What a striking contrast between the old and the new Schwyz! In the vast basin of Lachen and Altendorf, where nearly 15,000 souls animate the lakeside and along the highway, industries thrive, flourishing like oases in this desert of modernity.
The road then heads towards the grand Uzbek Business Center, at the gates of Altendorf. The proudly displayed Swiss national emblem on the sign unequivocally indicates that the Uzbeks have not subdued these lands. A sigh of relief escapes, like a gentle breeze caressing Swiss spirits.
Here, a dilemma presents itself. One can choose to join Einsiedeln by taking the Via Jacobi 3, a route often more challenging but also more picturesque, thus extending the journey by a few extra kilometers through the mountains. However, all pilgrims opt for the Via Jacobi 4, knowing that soon, even for them, the ascent will be felt.
A bit further, the road reaches Rorwis, near the highway and the lake, crossing the peaceful Chälenbach stream.
The route has wandered for nearly 16 kilometers so far, except near Tuggen. A final turn in the plain, and already the mountain rigor asserts its dominance.
The ascent proves steep to reach St. Johann Hill. It must be admitted that it is the first time we have the opportunity to catch sight of vineyards in the canton of Schwyz.
Truly remarkable is the sight of St. Johann Chapel, erected in the 15th century, majestically standing on the hill, like a silent guardian of times past.

From the summit of the hill, some pilgrims may regret not deviating slightly from their path to visit the famous Lindt chocolate factory in the plain, a flagship of Swiss industry.

A restaurant nearby often attracts the hungry, besieged by travelers in search of rest and comfort.

It must be said that the view of Lake Zurich from this spot is simply remarkable. From both shores, that of Schwyz and St. Gallen, emerges the splendor of the landscapes, while Rapperswil appears in the distance, like a mirage.

The small road then wanders for a moment in the meadows before reaching the place called Schlipf. Here, a network of small roads, some dead ends, weaves its way through the mountains, connecting the lake to the mountain pastures. The presence of scattered chalets is barely discernible. Second homes? Probably not, the imprint of the farmers still seems indelible.
Further on, the Via Jacobi lingers on the road before veering off into the fresh grass.
The path then crosses the Chessibach stream, whose gentle cascades murmur through the moss-covered rocks and small maples.

As you climb, the path delves into the deciduous forest. Primarily beech trees, carefully stacked as firewood, bear witness to meticulous organization. At times, one could believe that this wood is there solely for visual pleasure, so decorative it seems, sometimes spared from domestic use.

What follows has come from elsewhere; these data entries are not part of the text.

template <int MODE, int CONV>
__global__ void __launch_bounds__(256) hk_tiny_kernel(const HkArgs a, int strip_doubles) {
    extern __shared__ __attribute__((aligned(16))) double s_tiny[];
    const int lane = threadIdx.x & 63;
    const int wave = __builtin_amdgcn_readfirstlane(threadIdx.x >> 6);
    const int cb = blockIdx.x;
    const int64_t n_pairs = a.k2 >> 1;
    const int64_t kk0 = 2 * (wave * n_pairs / 4);
    const int n_rows = (int)(2 * ((wave + 1) * n_pairs / 4) - kk0);
    const int64_t ld2 = a.ncol_pad;
    const d2* rows = reinterpret_cast<const d2*>(a.Bt) + kk0 * ld2 + cb * 64;
    double* strip = s_tiny + wave * strip_doubles;
    d2* part = reinterpret_cast<d2*>(s_tiny + 4 * strip_doubles);
    d2 buf0[GEMV_U], buf1[GEMV_U];
    auto fetch = [&](d2 (&buf)[GEMV_U], int base) {
#pragma unroll
        for (int u = 0; u < GEMV_U; ++u) buf[u] = rows[(int64_t)min(base + u, n_rows - 1) * ld2 + lane];
    };
    fetch(buf0, 0);
    fetch(buf1, GEMV_U);
    for (int rr = lane; rr < ((n_rows + 15) >> 4) * 8; rr += 64) {
        const int64_t r = (kk0 >> 1) + rr;
        double sn = 0.0, cs = 0.0;
        if (r < a.n_r && 2 * rr < n_rows) {
            double dot = 0.0;
            for (int d = 0; d < a.dim; ++d) dot = fma(hk_kcomp(a, 0, d), (double)a.R[r * a.dim + d], dot);
            sincospi(2.0 * dot, &sn, &cs);
        }
        strip[2 * rr] = cs;
        strip[2 * rr + 1] = sn;
    }
    asm volatile("s_waitcnt lgkmcnt(0)" ::: "memory");
    double acc0 = 0.0, acc1 = 0.0;
    auto consume = [&](const d2 (&buf)[GEMV_U], int row) {
#pragma unroll
        for (int u = 0; u < GEMV_U; ++u) {
            const double aq = strip[row + u];
            acc0 = fma(aq, buf[u][0], acc0);
            acc1 = fma(aq, buf[u][1], acc1);
        }
    };
    for (int row = 0; row < n_rows; row += 2 * GEMV_U) {
        consume(buf0, row);
        __builtin_amdgcn_sched_barrier(0);
        fetch(buf0, row + 2 * GEMV_U);
        __builtin_amdgcn_sched_barrier(0);
        consume(buf1, row + GEMV_U);
        __builtin_amdgcn_sched_barrier(0);
        fetch(buf1, row + 3 * GEMV_U);
        __builtin_amdgcn_sched_barrier(0);
    }
    const bool hi = (lane & 8) != 0;
    const int el = (lane >> 4) * 16 + (lane & 7) * 2 + (hi ? 1 : 0);
    const double got = __shfl_xor(hi ? acc0 : acc1, 8, 64);
    part[wave * 64 + el] = hi ? (d2){got, acc1} : (d2){acc0, got};
    __syncthreads();
    if (wave != 0) return;
    const int e = cb * 64 + lane;
    const int32_t ij = a.colmap[e];
    if (ij < 0) return;
    d2 sum = part[lane];
#pragma unroll
    for (int w = 1; w < 4; ++w) {
        sum[0] += part[w * 64 + lane][0];
        sum[1] += part[w * 64 + lane][1];
    }
    store_slot<MODE, CONV>(a, 0, ij, sum[0], sum[1]);
}

template <int MODE, int CONV>
__global__ void __launch_bounds__(256) hk_finish_kernel(const HkArgs a) {
    const int64_t idx = (int64_t)blockIdx.x * 256 + threadIdx.x;
    const int e = (int)(idx % a.ncol_pad);
    const int64_t kq = idx / a.ncol_pad;
    if (kq >= a.nk) return;
    const int32_t ij = a.colmap[e];
    if (ij < 0) return;
    double re = 0.0, im = 0.0;
    for (int sp = 0; sp < a.splits; ++sp) {
        const d2 v = *reinterpret_cast<const d2*>(a.P + (((size_t)sp * a.p_rows + kq) * a.ncol_pad + e) * 2);
        re += v[0];
        im += v[1];
    }
    store_slot<MODE, CONV>(a, kq, ij, re, im);
}

template <int MODE, int CONV>
__global__ void __launch_bounds__(256) hk_strassen_finish_kernel(const HkArgs a, int64_t mh) {
    const int half = a.ncol_pad / 2;
    const int64_t idx = (int64_t)blockIdx.x * 256 + threadIdx.x;
    const int e = (int)(idx % half);
    const int64_t kq = idx / half;
    if (kq >= mh) return;
    const size_t blk = (size_t)mh * half;
    const d2* mp = reinterpret_cast<const d2*>(a.P) + (size_t)kq * half + e;
    const d2 m1 = mp[0], m2 = mp[blk], m3 = mp[2 * blk], m4 = mp[3 * blk], m5 = mp[4 * blk], m6 = mp[5 * blk], m7 = mp[6 * blk];
    const d2 c11 = ((m1 + m4) - m5) + m7;
    const d2 c12 = m3 + m5;
    const d2 c21 = m2 + m4;
    const d2 c22 = ((m1 - m2) + m3) + m6;
    const int32_t ij0 = a.colmap[e], ij1 = a.colmap[e + half];
    if (kq < a.nk) {
        if (ij0 >= 0) store_slot<MODE, CONV>(a, kq, ij0, c11[0], c11[1]);
        if (ij1 >= 0) store_slot<MODE, CONV>(a, kq, ij1, c12[0], c12[1]);
    }
    if (kq + mh < a.nk) {
        if (ij0 >= 0) store_slot<MODE, CONV>(a, kq + mh, ij0, c21[0], c21[1]);
        if (ij1 >= 0) store_slot<MODE, CONV>(a, kq + mh, ij1, c22[0], c22[1]);
    }
}

template <int MODE, int CONV>
__global__ void __launch_bounds__(256) hk_strassen2_finish_kernel(const HkArgs a, int64_t mq) {
    const int quarter = a.ncol_pad / 4;
    const int64_t idx = (int64_t)blockIdx.x * 256 + threadIdx.x;
    const int e = (int)(idx % quarter);
    const int64_t kq = idx / quarter;
    if (kq >= mq) return;
    const size_t blk = (size_t)mq * quarter;
    const d2* mp = reinterpret_cast<const d2*>(a.P) + (size_t)kq * quarter + e;
    d2 c[2][2][2][2];
#pragma unroll
    for (int p1 = 0; p1 < 7; ++p1) {
        const d2* q = mp + (size_t)(7 * p1) * blk;
        const d2 m1 = q[0], m2 = q[blk], m3 = q[2 * blk], m4 = q[3 * blk], m5 = q[4 * blk], m6 = q[5 * blk], m7 = q[6 * blk];
        const d2 in[2][2] = {{((m1 + m4) - m5) + m7, m3 + m5}, {m2 + m4, ((m1 - m2) + m3) + m6}};
#pragma unroll
        for (int a2 = 0; a2 < 2; ++a2)
#pragma unroll
            for (int c2 = 0; c2 < 2; ++c2) {
                const d2 v = in[a2][c2];
                if (p1 == 0) c[0][0][a2][c2] = v, c[1][1][a2][c2] = v;
                if (p1 == 1) c[1][0][a2][c2] = v, c[1][1][a2][c2] -= v;
                if (p1 == 2) c[0][1][a2][c2] = v, c[1][1][a2][c2] += v;
                if (p1 == 3) c[0][0][a2][c2] += v, c[1][0][a2][c2] += v;
                if (p1 == 4) c[0][0][a2][c2] -= v, c[0][1][a2][c2] += v;
                if (p1 == 5) c[1][1][a2][c2] += v;
                if (p1 == 6) c[0][0][a2][c2] += v;
            }
    }
#pragma unroll
    for (int cq = 0; cq < 4; ++cq) {
        const int32_t ij = a.colmap[e + cq * quarter];
        if (ij < 0) continue;
#pragma unroll
        for (int aq = 0; aq < 4; ++aq) {
            const int64_t kout = kq + aq * mq;
            if (kout >= a.nk) continue;
            const d2 v = c[aq >> 1][cq >> 1][aq & 1][cq & 1];
            store_slot<MODE, CONV>(a, kout, ij, v[0], v[1]);
        }
    }
}

template <int MODE, int CONV>
__global__ void __launch_bounds__(256) hk_finish_wide_kernel(const HkArgs a) {
    __shared__ double part[4][16][2];
    const int lane = threadIdx.x & 63, wave = threadIdx.x >> 6;
    const int el = lane & 15;
    const int j = wave * 4 + (lane >> 4);
    const int64_t idx = (int64_t)blockIdx.x * 16 + el;
    const int e = (int)(idx % a.ncol_pad);
    const int64_t kq = idx / a.ncol_pad;
    double re = 0.0, im = 0.0;
    if (kq < a.nk)
        for (int sp = j; sp < a.splits; sp += 16) {
            const d2 v = *reinterpret_cast<const d2*>(a.P + (((size_t)sp * a.p_rows + kq) * a.ncol_pad + e) * 2);
            re += v[0];
            im += v[1];
        }
    re += __shfl_xor(re, 16, 64);
    im += __shfl_xor(im, 16, 64);
    re += __shfl_xor(re, 32, 64);
    im += __shfl_xor(im, 32, 64);
    if (lane < 16) {
        part[wave][el][0] = re;
        part[wave][el][1] = im;
    }
    __syncthreads();
    if (threadIdx.x < 16 && kq < a.nk) {
        const int32_t ij = a.colmap[e];
        if (ij < 0) return;
        const double sr = (part[0][el][0] + part[1][el][0]) + (part[2][el][0] + part[3][el][0]);
        const double si = (part[0][el][1] + part[1][el][1]) + (part[2][el][1] + part[3][el][1]);
        store_slot<MODE, CONV>(a, kq, ij, sr, si);
    }
}

template <int MODE, int CONV>
__global__ void __launch_bounds__(256) hk_finish_tiles_kernel(const HkArgs a) {
    const int unit = (int)blockIdx.x + a.block_offset;
    const int split_y = unit / a.unit_grid;
    int mt_idx, nt_idx;
    if (!tile_of_block(a, unit - split_y * a.unit_grid, mt_idx, nt_idx)) return;
    const int el = threadIdx.x & (TBK_BNP - 1);
    const int e = nt_idx * TBK_BNP + el;
    const int32_t ij = a.colmap[e];
    if (ij < 0) return;
    for (int local = threadIdx.x / TBK_BNP; local < a.rows_per_tile; local += 256 / TBK_BNP) {
        const int64_t kq = (int64_t)mt_idx * a.rows_per_tile + local;
        if (kq >= a.nk) break;
        double re = 0.0, im = 0.0;
        for (int sp = 0; sp < a.sub_splits; ++sp) {
            const d2 v = *reinterpret_cast<const d2*>(
                a.P2 + ((((size_t)sp * a.p_tiles + blockIdx.x) * TBK_BM + local) * TBK_BNP + el) * 2);
            re += v[0];
            im += v[1];
        }
        if (a.splits > 1)
            *reinterpret_cast<d2*>(a.P + (((size_t)split_y * a.p_rows + kq) * a.ncol_pad + e) * 2) = (d2){re, im};
        else
            store_slot<MODE, CONV>(a, kq, ij, re, im);
    }
}

template <int MODE, int CONV>
hipError_t launch_gemv(tbk_model* m, const HkArgs& a, size_t lds, hipStream_t s) {
    const int tasks = (a.ncol_pad >> 6) * a.splits;
    const dim3 grid((unsigned)((tasks + 3) / 4), 1, (unsigned)((a.nk + 31) / 32));
    static std::atomic<bool> raised[2][6][TBK_MAX_DEVICES] = {};
#define TBK_GEMV(N, SLOT)                                                                                               \
    do {                                                                                                                \
        if (a.A == nullptr) {                                                                                           \
            hipError_t e1 = tbk_raise_lds_limit(reinterpret_cast<const void*>(&hk_gemv_kernel<N, true>), 160 * 1024, raised[0][SLOT]); \
            if (e1 != hipSuccess) return e1;                                                                            \
            hipLaunchKernelGGL((hk_gemv_kernel<N, true>), grid, dim3(256), lds, s, a, (int)(lds / 32));                                  \
        } else {                                                                                                        \
            hipError_t e1 = tbk_raise_lds_limit(reinterpret_cast<const void*>(&hk_gemv_kernel<N, false>), 160 * 1024, raised[1][SLOT]); \
            if (e1 != hipSuccess) return e1;                                                                            \
            hipLaunchKernelGGL((hk_gemv_kernel<N, false>), grid, dim3(256), lds, s, a, (int)(lds / 32));                                 \
        }                                                                                                               \
    } while (0)
    if (a.nk <= 1)
        TBK_GEMV(1, 0);
    else if (a.nk <= 2)
        TBK_GEMV(2, 1);
    else if (a.nk <= 4)
        TBK_GEMV(4, 2);
    else if (a.nk <= 8)
        TBK_GEMV(8, 3);
    else if (a.nk <= 16)
        TBK_GEMV(16, 4);
    else
        TBK_GEMV(32, 5);
#undef TBK_GEMV
    (void)m;
    hipError_t e = hipGetLastError();
    if (e != hipSuccess) return e;
    const int64_t threads = a.nk * a.ncol_pad;
    if (a.splits >= 32)
        hipLaunchKernelGGL((hk_finish_wide_kernel<MODE, CONV>), dim3((unsigned)((threads + 15) / 16)), dim3(256), 0, s, a);
    else
        hipLaunchKernelGGL((hk_finish_kernel<MODE, CONV>), dim3((unsigned)((threads + 255) / 256)), dim3(256), 0, s, a);
    return hipGetLastError();
}

constexpr int TAIL_MAX_ROUNDS = 12;

template <int MODE, int CONV>
int launch(tbk_model* m, const HkArgs& a0, int grid) {
    hipStream_t s = m->stream;
    const size_t lds = 2 * STAGE_DOUBLES * sizeof(double);
    static std::atomic<bool> raised[TBK_MAX_DEVICES] = {};
    static std::atomic<bool> raised_split[TBK_MAX_DEVICES] = {};
    TBK_HIP(tbk_raise_lds_limit(reinterpret_cast<const void*>(&hk_dense_kernel<MODE, CONV, false>), 160 * 1024, raised));
    TBK_HIP(tbk_raise_lds_limit(reinterpret_cast<const void*>(&hk_dense_kernel<MODE, CONV, true>), 160 * 1024, raised_split));
    HkArgs a = a0;
    a.unit_grid = grid;
    const int slots = 2 * m->n_cu;
    const int n_stage = (int)(a.k2 / TBK_BK);
    const int units = grid * a.splits;
    const int full = units / slots * slots, tail = units - full;
    const int unit_stages = (n_stage + a.splits - 1) / a.splits;
    int sub = 1;
    if (full > 0 && tail > 0 && units < TAIL_MAX_ROUNDS * slots && unit_stages >= 8) {
        auto rounds = [&](int u) { return u <= slots / 2 ? 0.54 : (double)((u + slots - 1) / slots); };
        const double round_ms = 1.97 * unit_stages / 512.0;
        const double plain = rounds(tail) * round_ms;
        double best = std::min(0.9 * plain, plain - 0.03);
        for (int sp = 2; sp <= std::min(64, unit_stages / 4); ++sp) {
            const double cost = rounds(tail * sp) / sp * round_ms + sp * tail * 9e-5 + 0.01;
            if (cost < best) {
                best = cost;
                sub = sp;
            }
        }
    }
    const size_t base_bytes = a.splits > 1 ? (size_t)a.splits * a.p_rows * a.ncol_pad * 2 * sizeof(double) : 0;
    if (sub >= 2) {
        TBK_CHECK(m->ws_part.reserve(base_bytes + (size_t)sub * tail * TBK_BM * TBK_BNP * 2 * sizeof(double)));
        a.P = a.splits > 1 ? m->ws_part.as<double>() : nullptr;
        if (a.splits > 1)
            hipLaunchKernelGGL((hk_dense_kernel<MODE, CONV, true>), dim3(full), dim3(256), lds, s, a);
        else
            hipLaunchKernelGGL((hk_dense_kernel<MODE, CONV, false>), dim3(full), dim3(256), lds, s, a);
        TBK_HIP(hipGetLastError());
        HkArgs t = a;
        t.block_offset = full;
        t.p_tiles = tail;
        t.sub_splits = sub;
        t.P2 = reinterpret_cast<double*>(m->ws_part.as<char>() + base_bytes);
        hipLaunchKernelGGL((hk_dense_kernel<MODE, CONV, true>), dim3(tail, sub), dim3(256), lds, s, t);
        TBK_HIP(hipGetLastError());
        hipLaunchKernelGGL((hk_finish_tiles_kernel<MODE, CONV>), dim3(tail), dim3(256), 0, s, t);
        TBK_HIP(hipGetLastError());
    } else if (a.splits > 1) {
        hipLaunchKernelGGL((hk_dense_kernel<MODE, CONV, true>), dim3(units), dim3(256), lds, s, a);
        TBK_HIP(hipGetLastError());
    } else {
        hipLaunchKernelGGL((hk_dense_kernel<MODE, CONV, false>), dim3(grid), dim3(256), lds, s, a);
        TBK_HIP(hipGetLastError());
    }
    if (a.splits > 1) {
        const int64_t threads = a.nk * a.ncol_pad;
        hipLaunchKernelGGL((hk_finish_kernel<MODE, CONV>), dim3((unsigned)((threads + 255) / 256)), dim3(256), 0, s, a);
        TBK_HIP(hipGetLastError());
    }
    return TBK_OK;
}

HkArgs hk_args(const tbk_model* m, const tbk_operand_t& op, const double* d_A, int64_t nk, int64_t nk_pad, double* d_H) {
    HkArgs a;
    a.A = d_A;
    a.Bt = op.d_B;
    a.colmap = m->d_colmap;
    a.R = op.d_R;
    a.n_r = op.n_r;
    a.H = d_H;
    a.k2 = op.k2;
    a.nk = nk;
    a.nk_pad = nk_pad;
    a.ncol_pad = m->ncol_pad;
    a.n_orb = m->n_orb;
    a.dim = op.dim;
    a.nt_count = m->ncol_pad / TBK_BNP;
    return a;
}

int tile_grid(HkArgs& a, int mt_count) {
    a.mt_count = mt_count;
    a.xcd_rows = mt_count >= 32 ? 4 : 0;
    return mt_count >= 32 ? (mt_count + 7) / 8 * a.nt_count * 8 : mt_count * a.nt_count;
}

template <class F>
auto by_mode(int mode, int convention, F&& launch) {
    using std::integral_constant;
    if (mode == HK_TRI) return launch(integral_constant<int, HK_TRI>(), integral_constant<int, 2>());
    if (convention == 1) return launch(integral_constant<int, HK_FULL>(), integral_constant<int, 1>());
    return launch(integral_constant<int, HK_FULL>(), integral_constant<int, 2>());
}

Higher up, the Via Jacobi joins the Blistenstrasse, a narrow road winding from the plain to a mountain restaurant, frequented by hikers and locals, particularly numerous on these slopes. Today, apple trees are in the spotlight.

At this point, four-legged companions are taken care of.
The road here takes a few turns as the slope becomes steeper again.
Higher up, the Via Jacobi leaves the road in favor of a shortcut through the woods.
The ascent then becomes particularly steep in the meadows, among oaks, beeches, maples, and hornbeam shoots.
The path then follows the twists and turns of the Summerholzbach stream, rushing down the slope with wild impetuosity. Fortunately, signposts ensure that no one gets lost in this exuberant nature.
The slope becomes increasingly steep on the dark soil and beech debris. Stairs, securely anchored to the rock face, prove to be of precious help
Soon, the slope exceeds 20% as the dark path rejoins the Blistenstrasse from above.
Crossing the main stream of the Summerholzbach stream, the road leads to a sort of small plateau overlooking the lake.
Shortly after, the road arrives at Blisten, at an altitude of 692 meters. Here, you are 1 hour 15 minutes from the Etzel Pass and over 3 hours from Einsideln.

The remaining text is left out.